ABOUT THIS TASK »
A line below contains "[n for n in", and a later one contains "opts.verbose = int(bool(verbose))". Repeat both, with every line between them, exactly.

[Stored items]

════════════════════

def horizon_gridded(vert_grid, dem_dim_0, dem_dim_1, vec_norm, vec_north,
                    offset_0, offset_1, dist_search, azim_num=360, hori_acc=0.25,
                    ray_algorithm="guess_constant", geom_type="grid",
                    vert_simp=np.array([0.0, 0.0, 0.0, 0.0], dtype=np.float32),
                    num_vert_simp=1,
                    tri_ind_simp=np.array([0, 0, 0, 0], dtype=np.int32),
                    num_tri_simp=1, elev_ang_low_lim=-15.0, mask=None,
                    hori_fill=0.0, ray_org_elev=0.01, *, device=0, verbose=False,
                    scene=None, svf_vec_tilt=None, svf_only=False, rows=None, count_work=False, devices=None,
                    topo=None, topo_vec_tilt=None, topo_only=False,
                    _top_nodes=-1, _regroup=-1, _hit_cache=True, _chunk_rows=0, _near_skip=True, _level_stack=False,
                    _verify_near=False, _left_min=0, _persist_grid=0):
    global last_stats
    _check_f32(vert_grid, 1, "vert_grid")
    _check_f32(vec_norm, 3, "vec_norm")
    _check_f32(vec_north, 3, "vec_north")
    _check_f32(vert_simp, 1, "vert_simp")
    if not isinstance(tri_ind_simp, np.ndarray) or tri_ind_simp.ndim != 1 or tri_ind_simp.dtype != np.int32:
        raise ValueError("Buffer dtype mismatch, expected 'int32_t' for tri_ind_simp")
    if mask is not None and (not isinstance(mask, np.ndarray) or mask.ndim != 2):
        raise ValueError("Buffer has wrong number of dimensions (expected 2) for mask")

    if mask is None:
        mask = np.ones(vec_norm.shape[:2], dtype=np.uint8)
    V.run((
        (ValueError, "inconsistency between input arguments vert_grid, dem_dim_0 and dem_dim_1",
         lambda: not V.fits_grid(len(vert_grid), dem_dim_0, dem_dim_1)),
        (ValueError, "inconsistency between input arguments dem_dim_0, dem_dim_1, offset_0, offset_1 and vec_norm",
         lambda: not V.window_inside(offset_0, offset_1, vec_norm.shape, dem_dim_0, dem_dim_1)),
        (ValueError, V.MSG_NORTH, lambda: not V.same_leading_shape((vec_norm, vec_north), 3, 3)),
        (ValueError, V.MSG_ALG, lambda: ray_algorithm not in V.ALGORITHMS),
        (ValueError, V.MSG_GEOM, lambda: geom_type not in V.GEOMETRIES),
        (ValueError, "inconsistency between input arguments vert_simp and num_vert_simp", lambda: len(vert_simp) < num_vert_simp * 3),
        (ValueError, "inconsistency between input arguments tri_ind_simp and num_tri_simp", lambda: len(tri_ind_simp) < num_tri_simp * 3),
        (ValueError, "triangle indices of simplified outer domain exceed number of vertices",
         lambda: tri_ind_simp.max() > num_vert_simp - 1),
        (ValueError, V.MSG_ACC, lambda: hori_acc > 10.0),
        (ValueError, "shape of mask is inconsistent with other input", lambda: mask.shape[:2] != vec_norm.shape[:2]),
        (TypeError, V.MSG_MASK_TYPE, lambda: mask.dtype != "uint8"),
        (TypeError, V.MSG_ELEV, lambda: ray_org_elev < 0.005),
        (ValueError, V.MSG_DIM_LIMIT, lambda: max(dem_dim_0, dem_dim_1) > V.DIM_LIMIT),
        (ValueError, "vertex buffer vert_simp is larger than 16 GB", lambda: vert_simp.nbytes > 16.0e9),
    ))

    names = None if topo is None else ([topo] if isinstance(topo, str) else list(topo))
    tilted = names is not None and ("svf" in names or "vsf" in names)
    if topo_vec_tilt is not None:
        _check_f32(topo_vec_tilt, 3, "topo_vec_tilt")
    V.run((
        (ValueError, "'topo_only' needs 'topo'", lambda: topo_only and names is None),
        (ValueError, "'topo' cannot be combined with 'svf_vec_tilt' or 'svf_only' (ask for \"svf\" in 'topo')",
         lambda: names is not None and (svf_vec_tilt is not None or svf_only)),
        (ValueError, "'topo' is empty", lambda: names is not None and not names),
        (ValueError, "unknown name(s) in 'topo': %r (choose from %r)" % (
            [n for n in (names or ()) if n not in TOPO_NAMES], TOPO_NAMES),
         lambda: any(n not in TOPO_NAMES for n in names or ())),
        (ValueError, "'svf' and 'vsf' in 'topo' need 'topo_vec_tilt'", lambda: tilted and topo_vec_tilt is None),
        (ValueError, "'svf' and 'vsf' in 'topo' need azim_num >= 2", lambda: tilted and azim_num < 2),
        (ValueError, "shape of topo_vec_tilt is inconsistent with vec_norm",
         lambda: topo_vec_tilt is not None and topo_vec_tilt.shape != vec_norm.shape),
    ))

    vert_grid = np.ascontiguousarray(vert_grid)
    vec_norm = np.ascontiguousarray(vec_norm)
    vec_north = np.ascontiguousarray(vec_north)
    vert_simp = np.ascontiguousarray(vert_simp)
    tri_ind_simp = np.ascontiguousarray(tri_ind_simp)
    mask = np.ascontiguousarray(mask)

    dim_in_0, dim_in_1 = vec_norm.shape[0], vec_norm.shape[1]
    if svf_only and svf_vec_tilt is None:
        raise ValueError("'svf_only' needs 'svf_vec_tilt'")
    hori_buffer = None if (svf_only or topo_only) else np.empty((dim_in_0, dim_in_1, azim_num), dtype=np.float32)
    if rows is not None and hori_buffer is not None:
        hori_buffer.fill(np.nan)

    opts = hz_opts()
    opts.device = device
    opts.verbose = int(bool(verbose))
    opts.top_nodes = _top_nodes
    opts.regroup = _regroup
    opts.no_hit_cache = 0 if _hit_cache else 1
    opts.chunk_rows = _chunk_rows
    opts.no_near_skip = -1 if _near_skip == "force" else (0 if _near_skip else 1)
    opts.level_stack = int(_level_stack)
    opts.left_min = int(_left_min or schedule_overrides.get("left_min", 0))
    opts.persist_grid = int(_persist_grid or schedule_overrides.get("persist_grid", 0))
    opts.left_cap_test = int(schedule_overrides.get("left_cap_test", 0))
    opts.left_tune = int(schedule_overrides.get("left_tune", 0))
    n_verify = int(_verify_near)
    if n_verify < 0 or n_verify != _verify_near:
        raise ValueError("_verify_near must be a non-negative integer (or a bool)")
    opts.verify_near = n_verify
    opts.skip_hori = 1 if (svf_only or topo_only) else 0
    opts.count_work = int(bool(count_work))
    if rows is not None:
        if len(rows) != 2 or not (0 <= int(rows[0]) < int(rows[1]) <= dim_in_0):
            raise ValueError("'rows' must be (begin, end) with 0 <= begin < end <= %d" % dim_in_0)
        opts.row_begin, opts.row_end = int(rows[0]), int(rows[1])
    svf = None
    if svf_vec_tilt is not None:
        _check_f32(svf_vec_tilt, 3, "svf_vec_tilt")
        if azim_num < 2:
            raise ValueError("sky view factor needs azim_num >= 2")
        if svf_vec_tilt.shape != vec_norm.shape:
            raise ValueError("Inconsistent/incorrect shapes of input arrays")
        svf_vec_tilt = np.ascontiguousarray(svf_vec_tilt)
        svf = np.full((dim_in_0, dim_in_1), np.nan, dtype=np.float32)
        opts.svf = ptr(svf)
        opts.vec_tilt = ptr(svf_vec_tilt)
    maps, topo_out = None, None
    if names is not None:
        maps = {n: np.full((dim_in_0, dim_in_1), np.nan, dtype=np.float32) for n in TOPO_NAMES if n in names}
        if tilted:
            topo_vec_tilt = np.ascontiguousarray(topo_vec_tilt)
            opts.vec_tilt = ptr(topo_vec_tilt)
        if "svf" in maps:
            opts.svf = ptr(maps["svf"])
        if "vsf" in maps or "openness" in maps:
            topo_out = hz_topo_out(ptr(maps.get("vsf")), ptr(maps.get("openness")))
    stats = hz_stats()
    L = _lib.lib()

    def run(o, st):
        ex = () if topo_out is None else (C.byref(topo_out),)
        if scene is None:
            return (L.hz_horizon_gridded_ex if ex else L.hz_horizon_gridded)(
                ptr(vert_grid), dem_dim_0, dem_dim_1, ptr(vec_norm), ptr(vec_north),
                offset_0, offset_1, ptr(hori_buffer), dim_in_0, dim_in_1, azim_num,
                dist_search, hori_acc, ray_algorithm.encode("utf-8"),
                geom_type.encode("utf-8"), ptr(vert_simp), num_vert_simp,
                ptr(tri_ind_simp), num_tri_simp, elev_ang_low_lim, ptr(mask),
                hori_fill, ray_org_elev, C.byref(o), *ex, C.byref(st))
        o.device = scene.device
        return (L.hz_horizon_gridded_scene_ex if ex else L.hz_horizon_gridded_scene)(
            scene._h, ptr(vec_norm), ptr(vec_north), offset_0, offset_1,
            ptr(hori_buffer), dim_in_0, dim_in_1, azim_num, dist_search, hori_acc,
            ray_algorithm.encode("utf-8"), elev_ang_low_lim, ptr(mask), hori_fill,
            ray_org_elev, C.byref(o), *ex, C.byref(st))

    if devices is None:
        rc = run(opts, stats)
    else:
        import threading
        from .dist import row_slabs
        if scene is not None or rows is not None:
            raise ValueError("'devices' cannot be combined with 'scene' or 'rows'")
        devs = list(range(_lib.device_count())) if isinstance(devices, str) and devices == "all" \
            else [int(d) for d in devices]
        if not devs:
            raise ValueError("'devices' is empty")
        slabs = [sl for sl in row_slabs(mask, len(devs))]
        part, errs = [None] * len(devs), []

        def work(idx):
            b, e = slabs[idx]
            if e <= b:
                return
            o = hz_opts.from_buffer_copy(opts)
            o.device, o.row_begin, o.row_end = devs[idx], b, e
            st = hz_stats()
            try:
                _lib.check(run(o, st))
                part[idx] = st
            except Exception as exc:
                errs.append(exc)
        threads = [threading.Thread(target=work, args=(i,)) for i in range(len(devs))]
        for t in threads:
            t.start()
        for t in threads:
            t.join()
        if errs:
            raise errs[0]
        for st in part:
            if st is None:
                continue
            for name, _ in hz_stats._fields_:
                a, b = getattr(stats, name), getattr(st, name)
                setattr(stats, name, max(a, b) if name.startswith("t_") or name in ("bvh_height", "elev_num", "scene_bytes") else a + b)
        rc = 0
    _lib.check(rc)
    last_stats = stats.as_dict()

    azim = np.empty(azim_num, dtype=np.float32)
    for i in range(azim_num):
        azim[i] = ((2 * np.pi) / azim_num * i)

    if maps is not None:
        return hori_buffer, azim, maps
    if svf is not None:
        return hori_buffer, azim, svf
    return hori_buffer, azim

════════════════════

REPLY »
            [n for n in (names or ()) if n not in TOPO_NAMES], TOPO_NAMES),
         lambda: any(n not in TOPO_NAMES for n in names or ())),
        (ValueError, "'svf' and 'vsf' in 'topo' need 'topo_vec_tilt'", lambda: tilted and topo_vec_tilt is None),
        (ValueError, "'svf' and 'vsf' in 'topo' need azim_num >= 2", lambda: tilted and azim_num < 2),
        (ValueError, "shape of topo_vec_tilt is inconsistent with vec_norm",
         lambda: topo_vec_tilt is not None and topo_vec_tilt.shape != vec_norm.shape),
    ))

    vert_grid = np.ascontiguousarray(vert_grid)
    vec_norm = np.ascontiguousarray(vec_norm)
    vec_north = np.ascontiguousarray(vec_north)
    vert_simp = np.ascontiguousarray(vert_simp)
    tri_ind_simp = np.ascontiguousarray(tri_ind_simp)
    mask = np.ascontiguousarray(mask)

    dim_in_0, dim_in_1 = vec_norm.shape[0], vec_norm.shape[1]
    if svf_only and svf_vec_tilt is None:
        raise ValueError("'svf_only' needs 'svf_vec_tilt'")
    hori_buffer = None if (svf_only or topo_only) else np.empty((dim_in_0, dim_in_1, azim_num), dtype=np.float32)
    if rows is not None and hori_buffer is not None:
        hori_buffer.fill(np.nan)

    opts = hz_opts()
    opts.device = device
    opts.verbose = int(bool(verbose))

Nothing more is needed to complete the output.